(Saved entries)
◆ ◆ ◆

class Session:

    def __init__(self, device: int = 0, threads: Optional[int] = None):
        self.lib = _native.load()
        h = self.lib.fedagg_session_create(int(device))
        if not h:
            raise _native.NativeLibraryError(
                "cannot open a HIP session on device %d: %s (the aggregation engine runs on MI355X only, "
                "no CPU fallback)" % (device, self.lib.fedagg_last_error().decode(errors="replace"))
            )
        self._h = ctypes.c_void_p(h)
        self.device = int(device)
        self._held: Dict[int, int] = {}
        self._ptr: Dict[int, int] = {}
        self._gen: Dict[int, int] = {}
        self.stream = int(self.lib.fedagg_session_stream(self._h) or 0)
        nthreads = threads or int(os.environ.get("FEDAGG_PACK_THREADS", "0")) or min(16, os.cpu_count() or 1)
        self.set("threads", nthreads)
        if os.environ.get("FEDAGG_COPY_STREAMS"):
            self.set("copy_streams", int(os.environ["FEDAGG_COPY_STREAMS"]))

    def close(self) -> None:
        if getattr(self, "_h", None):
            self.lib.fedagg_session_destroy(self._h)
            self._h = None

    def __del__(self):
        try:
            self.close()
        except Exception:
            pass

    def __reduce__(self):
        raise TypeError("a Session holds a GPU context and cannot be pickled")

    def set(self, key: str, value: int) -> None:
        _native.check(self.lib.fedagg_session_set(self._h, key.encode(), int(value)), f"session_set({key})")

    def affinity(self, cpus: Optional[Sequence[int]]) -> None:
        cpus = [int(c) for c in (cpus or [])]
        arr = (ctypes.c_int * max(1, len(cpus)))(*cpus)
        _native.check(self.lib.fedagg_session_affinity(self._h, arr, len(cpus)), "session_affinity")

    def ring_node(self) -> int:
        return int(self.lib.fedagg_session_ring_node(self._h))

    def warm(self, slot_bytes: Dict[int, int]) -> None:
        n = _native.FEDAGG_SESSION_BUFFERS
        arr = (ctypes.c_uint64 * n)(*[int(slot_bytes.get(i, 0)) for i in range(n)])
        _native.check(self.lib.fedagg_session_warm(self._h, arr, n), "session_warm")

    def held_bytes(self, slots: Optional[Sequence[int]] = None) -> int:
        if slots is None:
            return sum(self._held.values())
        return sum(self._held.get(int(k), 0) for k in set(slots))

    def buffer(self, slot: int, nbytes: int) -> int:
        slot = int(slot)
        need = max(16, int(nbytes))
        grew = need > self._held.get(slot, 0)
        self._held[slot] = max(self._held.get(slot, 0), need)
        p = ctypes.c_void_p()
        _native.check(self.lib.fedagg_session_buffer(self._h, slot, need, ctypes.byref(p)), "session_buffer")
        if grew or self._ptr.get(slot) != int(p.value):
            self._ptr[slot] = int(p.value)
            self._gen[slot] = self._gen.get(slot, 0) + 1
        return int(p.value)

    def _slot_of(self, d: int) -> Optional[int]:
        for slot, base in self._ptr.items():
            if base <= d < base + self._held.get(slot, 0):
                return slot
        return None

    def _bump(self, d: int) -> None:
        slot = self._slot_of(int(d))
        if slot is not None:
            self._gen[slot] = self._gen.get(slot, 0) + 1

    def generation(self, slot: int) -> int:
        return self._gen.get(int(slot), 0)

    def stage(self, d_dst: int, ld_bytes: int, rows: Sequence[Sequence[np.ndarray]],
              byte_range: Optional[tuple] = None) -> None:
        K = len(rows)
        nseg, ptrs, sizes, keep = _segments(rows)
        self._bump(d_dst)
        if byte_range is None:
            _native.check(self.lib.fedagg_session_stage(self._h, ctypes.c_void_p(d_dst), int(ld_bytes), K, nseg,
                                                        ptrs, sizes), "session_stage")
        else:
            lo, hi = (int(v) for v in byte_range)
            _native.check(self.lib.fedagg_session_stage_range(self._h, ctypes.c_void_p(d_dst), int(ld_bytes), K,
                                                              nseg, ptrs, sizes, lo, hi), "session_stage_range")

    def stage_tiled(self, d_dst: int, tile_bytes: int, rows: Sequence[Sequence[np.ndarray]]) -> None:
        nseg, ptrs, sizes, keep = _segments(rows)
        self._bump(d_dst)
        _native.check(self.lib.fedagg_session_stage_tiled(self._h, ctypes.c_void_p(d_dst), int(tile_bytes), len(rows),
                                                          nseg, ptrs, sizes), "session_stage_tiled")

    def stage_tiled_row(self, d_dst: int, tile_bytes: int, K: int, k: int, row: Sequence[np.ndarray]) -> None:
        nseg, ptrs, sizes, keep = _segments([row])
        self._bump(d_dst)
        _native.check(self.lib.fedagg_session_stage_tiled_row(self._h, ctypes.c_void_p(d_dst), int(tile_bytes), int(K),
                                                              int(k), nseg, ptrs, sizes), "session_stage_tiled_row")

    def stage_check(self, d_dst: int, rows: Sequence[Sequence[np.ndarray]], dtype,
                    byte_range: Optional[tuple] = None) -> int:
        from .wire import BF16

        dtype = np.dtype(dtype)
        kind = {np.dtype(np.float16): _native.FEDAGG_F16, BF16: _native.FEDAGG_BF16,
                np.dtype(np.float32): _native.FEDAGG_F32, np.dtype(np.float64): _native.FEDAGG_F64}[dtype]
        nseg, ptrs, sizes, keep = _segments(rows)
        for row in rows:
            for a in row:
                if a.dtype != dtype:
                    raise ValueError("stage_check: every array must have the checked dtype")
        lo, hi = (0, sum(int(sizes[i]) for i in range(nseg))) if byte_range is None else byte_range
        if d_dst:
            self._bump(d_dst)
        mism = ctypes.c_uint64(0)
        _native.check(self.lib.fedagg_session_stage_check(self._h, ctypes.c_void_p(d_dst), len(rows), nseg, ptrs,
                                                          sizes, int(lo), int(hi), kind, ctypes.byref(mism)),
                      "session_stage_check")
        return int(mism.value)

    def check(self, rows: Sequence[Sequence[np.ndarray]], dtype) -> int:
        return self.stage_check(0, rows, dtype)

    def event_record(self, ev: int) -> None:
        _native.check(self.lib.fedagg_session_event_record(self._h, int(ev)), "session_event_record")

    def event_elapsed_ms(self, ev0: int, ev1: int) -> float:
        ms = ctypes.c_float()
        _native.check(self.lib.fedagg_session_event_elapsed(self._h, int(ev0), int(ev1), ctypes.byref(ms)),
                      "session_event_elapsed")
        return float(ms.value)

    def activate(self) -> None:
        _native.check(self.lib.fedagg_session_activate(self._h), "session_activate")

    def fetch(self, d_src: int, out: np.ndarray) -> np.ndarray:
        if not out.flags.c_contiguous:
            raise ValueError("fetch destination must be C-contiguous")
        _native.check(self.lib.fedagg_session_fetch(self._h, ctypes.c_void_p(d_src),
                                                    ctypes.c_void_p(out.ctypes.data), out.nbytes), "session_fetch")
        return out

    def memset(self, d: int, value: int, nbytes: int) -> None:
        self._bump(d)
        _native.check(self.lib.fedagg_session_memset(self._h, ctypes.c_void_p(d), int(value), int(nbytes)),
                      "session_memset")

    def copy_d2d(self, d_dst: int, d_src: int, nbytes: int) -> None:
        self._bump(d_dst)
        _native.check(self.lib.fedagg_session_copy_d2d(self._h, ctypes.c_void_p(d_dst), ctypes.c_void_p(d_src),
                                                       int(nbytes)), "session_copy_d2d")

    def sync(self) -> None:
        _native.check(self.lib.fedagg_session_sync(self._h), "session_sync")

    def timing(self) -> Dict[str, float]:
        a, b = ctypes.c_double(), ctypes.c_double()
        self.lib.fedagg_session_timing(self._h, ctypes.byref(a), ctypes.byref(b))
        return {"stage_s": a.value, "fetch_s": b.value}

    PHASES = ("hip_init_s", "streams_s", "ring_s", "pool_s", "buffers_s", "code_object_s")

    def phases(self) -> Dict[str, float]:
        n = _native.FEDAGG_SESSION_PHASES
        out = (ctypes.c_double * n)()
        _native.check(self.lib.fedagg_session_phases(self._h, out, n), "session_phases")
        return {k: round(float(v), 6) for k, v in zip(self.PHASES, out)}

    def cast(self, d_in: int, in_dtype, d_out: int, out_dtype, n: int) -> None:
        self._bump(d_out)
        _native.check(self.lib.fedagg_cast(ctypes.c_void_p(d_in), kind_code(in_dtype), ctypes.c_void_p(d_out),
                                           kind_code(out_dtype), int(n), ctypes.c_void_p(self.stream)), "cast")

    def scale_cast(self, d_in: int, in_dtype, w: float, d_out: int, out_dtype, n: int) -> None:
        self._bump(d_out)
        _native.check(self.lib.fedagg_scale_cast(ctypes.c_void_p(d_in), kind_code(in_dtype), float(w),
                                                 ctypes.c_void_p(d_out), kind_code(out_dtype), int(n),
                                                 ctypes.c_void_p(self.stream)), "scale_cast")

◆ ◆ ◆

— About this task —
Repeat exactly, please, each line from the beginning of the data through the line with "self._h = ctypes.c_void_p(h)" in it, and only those lines.

— Solution to this exercise —
class Session:

    def __init__(self, device: int = 0, threads: Optional[int] = None):
        self.lib = _native.load()
        h = self.lib.fedagg_session_create(int(device))
        if not h:
            raise _native.NativeLibraryError(
                "cannot open a HIP session on device %d: %s (the aggregation engine runs on MI355X only, "
                "no CPU fallback)" % (device, self.lib.fedagg_last_error().decode(errors="replace"))
            )
        self._h = ctypes.c_void_p(h)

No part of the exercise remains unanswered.